Прошел слух, что Чухнин собрался бежать в Одессу на своей яхте „Эреклик“. Шмидт послал нас на „Свирепом“ в море сторожить „Эреклик“, а в случае, если заметим, потопить его миной. Однако Чухнин не удрал.
На другой день утром на „Очакове“ подняли красный флаг и сигнал: „Командую флотом. Шмидт“.
Все пять миноносцев ответили сигналом: „Ясно вижу“ — и от себя подняли красные флаги.
Человек я не больно грамотный, и нету у меня ума рассказывать вам, до чего радовались матросы.
Играла музыка. Команды выстроились на шканцах. Мы открыто стояли перед всем флотом, кидали в воздух бескозырки и кричали „ура“.
Шмидт спустился на „Свирепый“ и пошел малым ходом до царской эскадры.
Бесстрашный был человек. Каждый офицер мог его убить в упор из нагана.
„Свирепый“ подходил борт к борту броненосцев, и Шмидт кричал матросам: „Товарищи, мы поднялись за правое дело! Присоединяйтесь к нам!“
Матросы кричали „ура“ и плакали. Да от того крика не было нам никакой поддержки, потому на всех кораблях матросов загнали в трюмы и они кричали не на палубах, а за стальными бортами. На палубах остались одни офицеры.
Берега бухты были черные от народа, — страшно было смотреть. С берегов весь город кричал нам „ура“.
Так Шмидт обошел эскадру, и ни один корабль, не считая „Пантелеймона“, не осмелел, чтобы восстать. А от „Пантелеймона“ — я уже вам раз сказал — не было толку. Орудия у него не работали. Тогда Шмидт пошел на миноносце к тому чертову „Пруту“, плавучей тюрьме. Там сидели потемкинцы. Шмидт сбил замки с камер и освободил всех.

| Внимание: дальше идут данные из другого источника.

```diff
@@ -821,18 +882,35 @@
     const unsigned oA = (unsigned)(ymax * cols + xmax), oB = (unsigned)(ymin * cols + xmin);
     const unsigned oC = (unsigned)(ymax * cols + xmin), oD = (unsigned)(ymin * cols + xmax);
     float a[kIntegralChannels];
-#pragma unroll
-    for (int k = 0; k < kIntegralChannels; ++k) {
-      const gptr<const char> pl = (gptr<const char>)(gintegral + (size_t)k * N);
-      float v;
-      v = *(gptr<const float>)(pl + 4u * oA);
-      v = v + *(gptr<const float>)(pl + 4u * oB);
-      v = v - *(gptr<const float>)(pl + 4u * oC);
-      v = v - *(gptr<const float>)(pl + 4u * oD);
-      a[k] = v;
+    const gptr<const char> g0 = (gptr<const char>)gintegral, g1 = (gptr<const char>)(gintegral + ig_at(N, 1, 0)), g2 = (gptr<const char>)(gintegral + ig_at(N, 2, 0));
+    if (cp.lean == kLeanGrouped) {
+      const v4f A = *(gptr<const ig4>)(g0 + 16u * oA), B = *(gptr<const ig4>)(g0 + 16u * oB);
+      const v4f C = *(gptr<const ig4>)(g0 + 16u * oC), D = *(gptr<const ig4>)(g0 + 16u * oD);
+      a[0] = ((A.x + B.x) - C.x) - D.x; a[1] = ((A.y + B.y) - C.y) - D.y; a[2] = ((A.z + B.z) - C.z) - D.z; a[3] = ((A.w + B.w) - C.w) - D.w;
+#pragma unroll
+      for (int k = 4; k < kIntegralChannels; ++k) a[k] = 0.f;
+    } else {
+#pragma unroll
+      for (int k = 0; k < kIntegralChannels; ++k) {
+        const gptr<const char> pl = (gptr<const char>)(gintegral + (size_t)k * N);
+        float v;
+        v = *(gptr<const float>)(pl + 4u * oA);
+        v = v + *(gptr<const float>)(pl + 4u * oB);
+        v = v - *(gptr<const float>)(pl + 4u * oC);
+        v = v - *(gptr<const float>)(pl + 4u * oD);
+        a[k] = v;
+      }
     }
     const int n = (int)a[3];
     if (n >= cp.minPoints) {
+      if (cp.lean == kLeanGrouped) {
+        const v4f A = *(gptr<const ig4>)(g1 + 16u * oA), B = *(gptr<const ig4>)(g1 + 16u * oB);
+        const v4f C = *(gptr<const ig4>)(g1 + 16u * oC), D = *(gptr<const ig4>)(g1 + 16u * oD);
+        const ig2 E = *(gptr<const ig2>)(g2 + 8u * oA), F = *(gptr<const ig2>)(g2 + 8u * oB);
+        const ig2 G = *(gptr<const ig2>)(g2 + 8u * oC), H = *(gptr<const ig2>)(g2 + 8u * oD);
+        a[4] = ((A.x + B.x) - C.x) - D.x; a[5] = ((A.y + B.y) - C.y) - D.y; a[6] = ((A.z + B.z) - C.z) - D.z; a[7] = ((A.w + B.w) - C.w) - D.w;
+        a[8] = ((E.x + F.x) - G.x) - H.x; a[9] = ((E.y + F.y) - G.y) - H.y;
+      }
       npts = n;
       float d = a[3];
       float c00 = 0, c10 = 0, c20 = 0, c11 = 0, c21 = 0, c22 = 0;
```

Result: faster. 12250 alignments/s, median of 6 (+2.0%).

Шмидт поворотился на „Очаков“, созвал команду и поднялся на мостик. Я стоял рядом и крепко за него опасался, — человек весь дрожал. Гнев на эскадру был в нем такой, что он долго не мог говорить.
Потом наконец заговорил. Частник мигнул мне, чтобы я, значит, поглядывал за ним и в случае чего поддержал.
Что он говорил, я в точности не помню. „Хотя мы остались совершенно одни, все равно будем биться до самой смерти. Не думал я, что кругом нас столько темного и жалкого люда. Будь он навеки проклят, рабский город!“
Тут он показал рукой на Севастополь, и с ним приключился припадок. Он бился, как малый ребенок. Я крепко держал его, чтобы он не упал на палубу и себя не покалечил.
Мы снесли его в каюту. Я находился при нем, пока все не прошло. И такая взяла меня злоба на людей: что сделали с человеком, и каким человеком! Я готов был своими руками поубивать арестованных офицеров, что сидели у нас на „Очакове“.